Assignment: Each line of the data below that carries the word "include" needs to be copied.

Items from a data source:

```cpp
hipError_t sort_unique_uniform(const uint64_t* d_keys, const unsigned long long* d_n, uint64_t n_max, uint64_t thr, uint64_t* d_out,
                               uint64_t* d_counts, uint64_t* d_n_out, uint32_t* d_fellback, void* d_temp, size_t temp_bytes,
                               hipStream_t stream) {
    const UsPlan p = us_plan(n_max, thr);
    const uint32_t form = sort_unique_uniform_form(n_max, thr, temp_bytes, d_counts != nullptr);
    if (form == US_SMALL) {
        hipLaunchKernelGGL(us_small_kernel, dim3(1), dim3(1024), 0, stream, d_keys, d_n, n_max, us_small_shift(thr), d_out, d_counts, d_n_out,
                           d_fellback);
        return hipGetLastError();
    }
    if (form == US_DECLINE) return hipMemsetD32Async((hipDeviceptr_t)d_fellback, 1, 1, stream);
    const UsLayout y = us_layout(p, d_counts != nullptr);
    char* base = (char*)d_temp;
    uint32_t* coarse_cursors = (uint32_t*)(base + y.coarse_cursors);
    uint32_t* leaf_cursors = (uint32_t*)(base + y.leaf_cursors);
    uint32_t* distinct = (uint32_t*)(base + y.distinct);
    uint32_t* offsets = (uint32_t*)(base + y.offsets);
    uint64_t* coarse = (uint64_t*)(base + y.coarse);
    uint64_t* leaves = (uint64_t*)(base + y.leaves);
    uint32_t* leaf_counts = d_counts ? (uint32_t*)(base + y.counts) : nullptr;
    hipError_t e = hipMemsetAsync(d_fellback, 0, 4, stream);
    if (e != hipSuccess) return e;
    e = hipMemsetAsync(base, 0, y.cursor_bytes, stream);
    if (e != hipSuccess) return e;
    const uint32_t tiles = (uint32_t)((n_max + US_TILE - 1) / US_TILE);
    if (form == US_ONE_PASS) {
        hipLaunchKernelGGL(us_scatter_kernel<false>, dim3(tiles), dim3(256), 0, stream, p, d_keys, d_n, n_max, (const uint32_t*)nullptr, 1u,
                           leaf_cursors, leaves, (uint64_t)US_LEAF_CAP, d_fellback);
    } else {
        hipLaunchKernelGGL(us_scatter_kernel<false>, dim3(tiles), dim3(256), 0, stream, p, d_keys, d_n, n_max, (const uint32_t*)nullptr, 1u,
                           coarse_cursors, coarse, p.region_cap, d_fellback);
        const uint32_t tpr = (uint32_t)((p.region_cap + US_TILE - 1) / US_TILE);
        hipLaunchKernelGGL(us_scatter_kernel<true>, dim3((uint32_t)p.regions * tpr), dim3(256), 0, stream, p, (const uint64_t*)coarse, d_n,
                           n_max, (const uint32_t*)coarse_cursors, tpr, leaf_cursors, leaves, (uint64_t)US_LEAF_CAP, d_fellback);
    }
    const uint32_t L = (uint32_t)p.leaves;
    hipLaunchKernelGGL(us_leaf_kernel, dim3(L), dim3(256), 0, stream, p.shift, (const uint32_t*)leaf_cursors, leaves, leaf_counts, distinct,
                       (const uint32_t*)d_fellback);
    hipLaunchKernelGGL(us_scan_kernel, dim3(1), dim3(1024), 0, stream, (const uint32_t*)distinct, L, offsets, d_n_out,
                       (const uint32_t*)d_fellback);
    hipLaunchKernelGGL(us_pack_kernel, dim3(L), dim3(256), 0, stream, (const uint64_t*)leaves, (const uint32_t*)leaf_counts,
                       (const uint32_t*)offsets, d_out, d_counts, (const uint32_t*)d_fellback);
    return hipGetLastError();
}

hipError_t sort_report_launch(const unsigned long long* d_n, const uint64_t* d_n_out, const uint32_t* d_fellback, uint64_t* d_report,
                              hipStream_t stream) {
    hipLaunchKernelGGL(us_report_kernel, dim3(1), dim3(1), 0, stream, d_n, d_n_out, d_fellback, d_report);
    return hipGetLastError();
}

}
```

sourmash_amd/csrc/uniform_sort_core.hpp:

```cpp
#pragma once
#include <stdint.h>

#if defined(__HIPCC__)
#include <hip/hip_runtime.h>
#endif

#ifndef SMG_HD
#if defined(__HIPCC__)
#define SMG_HD __host__ __device__ __forceinline__
#else
#define SMG_HD inline
#endif
#endif

namespace smg {

constexpr uint32_t US_SMALL_MAX = 16384;
constexpr uint32_t US_LEAF_CAP = 1024;
constexpr uint32_t US_FANOUT = 256;
constexpr uint32_t US_TILE = 4096;
constexpr uint64_t US_MAX_LEAVES = (uint64_t)US_FANOUT * US_FANOUT;

enum UsForm : uint32_t { US_DECLINE = 0, US_SMALL = 1, US_ONE_PASS = 2, US_TWO_PASS = 3 };

// ... 24 lines not shown
    UsPlan p{US_DECLINE, 0, 0, 0, 0, thr};
    if (n_max <= US_SMALL_MAX) { p.form = US_SMALL; return p; }
    if (n_max > 0xffffffffull) return p;
    int shift = 63;
    for (; shift >= 0; --shift) {
        const uint64_t L = us_leaves(thr, (uint32_t)shift);
        if (L > US_MAX_LEAVES) return p;
        if (us_load_fits((n_max + L - 1) / L, US_LEAF_CAP)) break;
    }
    if (shift < 0) return p;
    p.shift = (uint32_t)shift;
    p.leaves = us_leaves(thr, p.shift);
    if (p.leaves <= US_FANOUT) { p.form = US_ONE_PASS; return p; }
    p.form = US_TWO_PASS;
    p.regions = ((p.leaves - 1) >> 8) + 1;
    const uint64_t load = ((n_max + p.leaves - 1) / p.leaves) * US_FANOUT;
    p.region_cap = load + 8 * us_isqrt_up(load);
    return p;
}

SMG_HD uint64_t us_leaf_of(const UsPlan& p, uint64_t key) { return key >> p.shift; }
SMG_HD uint32_t us_digit_first(const UsPlan& p, uint64_t key) {
    if (key > p.thr) return US_FANOUT;
    const uint64_t leaf = us_leaf_of(p, key);
    return (uint32_t)(p.form == US_TWO_PASS ? leaf >> 8 : leaf);
}
SMG_HD uint32_t us_digit_second(const UsPlan& p, uint64_t region, uint64_t key) {
    if (key > p.thr) return US_FANOUT;
    const uint64_t leaf = us_leaf_of(p, key);
    return (leaf >> 8) == region ? (uint32_t)(leaf & 0xff) : US_FANOUT;
}
SMG_HD bool us_reserve_ok(uint64_t base, uint64_t count, uint64_t cap) { return base <= cap && count <= cap - base; }

constexpr uint32_t US_LEAF_BINS = 1024;
constexpr uint32_t US_SMALL_BINS = 4096;
constexpr uint32_t US_BIN_LIMIT = 32;
SMG_HD uint32_t us_bin_leaf(uint32_t shift, uint64_t key) { return (uint32_t)(key >> (shift > 10 ? shift - 10 : 0)) & (US_LEAF_BINS - 1); }
SMG_HD uint32_t us_small_shift(uint64_t thr) {
    uint32_t s = 0;
    while (s < 63 && (thr >> s) >= US_SMALL_BINS) ++s;
    return s;
}
SMG_HD uint32_t us_bin_small(uint32_t small_shift, uint64_t key) {
    const uint64_t b = key >> small_shift;
    return b < US_SMALL_BINS ? (uint32_t)b : US_SMALL_BINS - 1;
}
SMG_HD bool us_before(uint64_t other, uint32_t other_at, uint64_t key, uint32_t at) { return other < key || (other == key && other_at < at); }

SMG_HD uint32_t us_pow2(uint32_t n) {
    uint32_t p = 1;
    while (p < n) p <<= 1;
    return p;
}
SMG_HD void us_pair(uint32_t t, uint32_t k, uint32_t j, uint32_t& a, uint32_t& b) {
    const uint32_t off = t & ((j == 0 ? k >> 1 : j) - 1);
    a = 2 * (t - off) + off;
    b = j == 0 ? 2 * (t - off) + k - 1 - off : a + j;
}
SMG_HD void us_compare_exchange(uint64_t* keys, uint32_t n, uint32_t a, uint32_t b) {
    if (b >= n) return;
    const uint64_t x = keys[a], y = keys[b];
    if (x > y) { keys[a] = y; keys[b] = x; }
}
SMG_HD void us_next_step(uint32_t& k, uint32_t& j) {
    if (j == 0) j = k >> 2; else j >>= 1;
    if (j == 0) k <<= 1;
// ... 7 lines not shown
```

Before: 384.9 Gbase/s.

## Restructure uniform sort scatter into persistent staged kernel and fold report writes

```diff
diff --git a/sourmash_amd/csrc/capi_ingest.cpp b/sourmash_amd/csrc/capi_ingest.cpp
--- a/sourmash_amd/csrc/capi_ingest.cpp
+++ b/sourmash_amd/csrc/capi_ingest.cpp
@@ -24,11 +24,8 @@
 static void uniform_sort_and_report(const uint64_t* d_keys, const unsigned long long* d_n, uint64_t n_max, uint64_t thr, uint64_t* d_out,
                                     uint64_t* d_counts, uint64_t* d_n_out, void* d_head, void* d_tmp, size_t tmp_bytes, hipStream_t st,
                                     uint64_t report[3]) {
-    uint64_t* d_report = (uint64_t*)d_head;
-    uint32_t* d_flag = (uint32_t*)((char*)d_head + 64);
-    hip_check(sort_unique_uniform(d_keys, d_n, n_max, thr, d_out, d_counts, d_n_out, d_flag, d_tmp, tmp_bytes, st), "sort_unique_uniform");
-    hip_check(sort_report_launch(d_n, d_n_out, d_flag, d_report, st), "sort_report");
-    hip_check(hipMemcpyAsync(report, d_report, 24, hipMemcpyDeviceToHost, st), "D2H");
+    hip_check(sort_unique_uniform(d_keys, d_n, n_max, thr, d_out, d_counts, d_n_out, d_head, d_tmp, tmp_bytes, st), "sort_unique_uniform");
+    hip_check(hipMemcpyAsync(report, (const char*)d_head + US_HEAD_REPORT, 24, hipMemcpyDeviceToHost, st), "D2H");
     hip_check(hipStreamSynchronize(st), "sync");
 }
 static void count_sort_call(uint64_t n_max, uint64_t thr, size_t tmp_bytes, bool counts, bool fellback) {
@@ -172,7 +169,7 @@
         const size_t tmp_bytes = (size_t)(ws_bytes - sketch_ws_raw_bytes(cap) - 256);
         const uint64_t thr = max_hash ? max_hash : ~0ull;
         check_dna_ksize(ksize);
-        hip_check(hipMemsetAsync(d_result, 0, 16, st), "memset");
+        hip_check(sort_unique_uniform_prepare(cap, thr, false, d_head, d_tmp, tmp_bytes, d_result, st), "sort_unique_uniform_prepare");
         hip_check(sketch_dna_launch(d_seq, len, ksize, seed, thr, d_raw, (unsigned long long*)d_result, cap, st), "sketch_dna");
         uint64_t report[3] = {0, 0, 0};
         uniform_sort_and_report(d_raw, (const unsigned long long*)d_result, cap, thr, d_out, nullptr, d_result + 1, d_head, d_tmp, tmp_bytes,
@@ -206,6 +203,7 @@
         void* d_tmp = (char*)d_ws + 256;
         const size_t tmp_bytes = (size_t)(ws_bytes - 256);
         uint64_t report[3] = {0, 0, 0};
+        hip_check(sort_unique_uniform_prepare(n_max, thr, d_counts != nullptr, d_ws, d_tmp, tmp_bytes, nullptr, st), "sort_unique_uniform_prepare");
         uniform_sort_and_report(d_keys, (const unsigned long long*)d_n, n_max, thr, d_out, d_counts, d_result, d_ws, d_tmp, tmp_bytes, st, report);
         count_sort_call(n_max, thr, tmp_bytes, d_counts != nullptr, report[2] != 0);
         if (report[2] == 0) { ret = report[1]; return; }
diff --git a/sourmash_amd/csrc/device_api.hpp b/sourmash_amd/csrc/device_api.hpp
--- a/sourmash_amd/csrc/device_api.hpp
+++ b/sourmash_amd/csrc/device_api.hpp
@@ -58,14 +58,15 @@
 hipError_t sort_unique(uint64_t* d_keys, uint64_t n, uint64_t* d_out, uint64_t* d_counts, uint64_t* d_n_out,
                        void* d_temp, size_t temp_bytes, int bits, hipStream_t stream);
 
+constexpr size_t US_HEAD_REPORT = 0;
+constexpr size_t US_HEAD_FLAG = 64;
+hipError_t sort_unique_uniform_prepare(uint64_t n_max, uint64_t thr, bool counts, void* d_head, void* d_temp, size_t temp_bytes,
+                                       uint64_t* d_result, hipStream_t stream);
 hipError_t sort_unique_uniform(const uint64_t* d_keys, const unsigned long long* d_n, uint64_t n_max, uint64_t thr, uint64_t* d_out,
-                               uint64_t* d_counts, uint64_t* d_n_out, uint32_t* d_fellback, void* d_temp, size_t temp_bytes,
-                               hipStream_t stream);
+                               uint64_t* d_counts, uint64_t* d_n_out, void* d_head, void* d_temp, size_t temp_bytes, hipStream_t stream);
 size_t sort_unique_uniform_temp_bytes(uint64_t n_max, uint64_t thr, bool counts);
 size_t sort_unique_uniform_temp_bound(uint64_t n_max, bool counts);
 uint32_t sort_unique_uniform_form(uint64_t n_max, uint64_t thr, size_t temp_bytes, bool counts);
-hipError_t sort_report_launch(const unsigned long long* d_n, const uint64_t* d_n_out, const uint32_t* d_fellback, uint64_t* d_report,
-                              hipStream_t stream);
 
 size_t sort_pairs_temp_bytes(uint64_t n);
 hipError_t sort_pairs(const uint64_t* d_keys_in, uint64_t* d_keys_out, const uint64_t* d_vals_in, uint64_t* d_vals_out, uint64_t n,
diff --git a/sourmash_amd/csrc/uniform_sort.hip b/sourmash_amd/csrc/uniform_sort.hip
--- a/sourmash_amd/csrc/uniform_sort.hip
+++ b/sourmash_amd/csrc/uniform_sort.hip
@@ -1,4 +1,5 @@
 #include <hip/hip_runtime.h>
+#include <stdlib.h>
 #include "device_api.hpp"
 #include "uniform_sort_core.hpp"
 
@@ -48,9 +49,18 @@
     return base + x - v;
 }
 
-template <int T, int E, int B, bool LEAF>
-__device__ __forceinline__ void us_sort_keys(const uint64_t* src, uint32_t n, uint32_t bin_shift, uint64_t* s, uint32_t* bins,
-                                             uint32_t* wsum) {
+template <int T, int E>
+__device__ __forceinline__ void us_load_keys(const uint64_t* src, uint32_t n, uint64_t (&key)[E]) {
+#pragma unroll
+    for (int e = 0; e < E; ++e) {
+        const uint32_t i = threadIdx.x + e * T;
+        key[e] = i < n ? src[i] : 0;
+    }
+}
+
+template <int T, int E, int B, bool LEAF, bool LOAD>
+__device__ __forceinline__ void us_sort_keys(const uint64_t (&held)[E], const uint64_t* src, uint32_t n, uint32_t bin_shift, uint64_t* s,
+                                             uint32_t* bins, uint32_t* wsum) {
     constexpr int BPT = B / T;
     static_assert(B % T == 0, "bins per thread");
 #pragma unroll
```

Solution:
#include <stdint.h>
#include <hip/hip_runtime.h>
 #include <hip/hip_runtime.h>
+#include <stdlib.h>
 #include "device_api.hpp"
 #include "uniform_sort_core.hpp"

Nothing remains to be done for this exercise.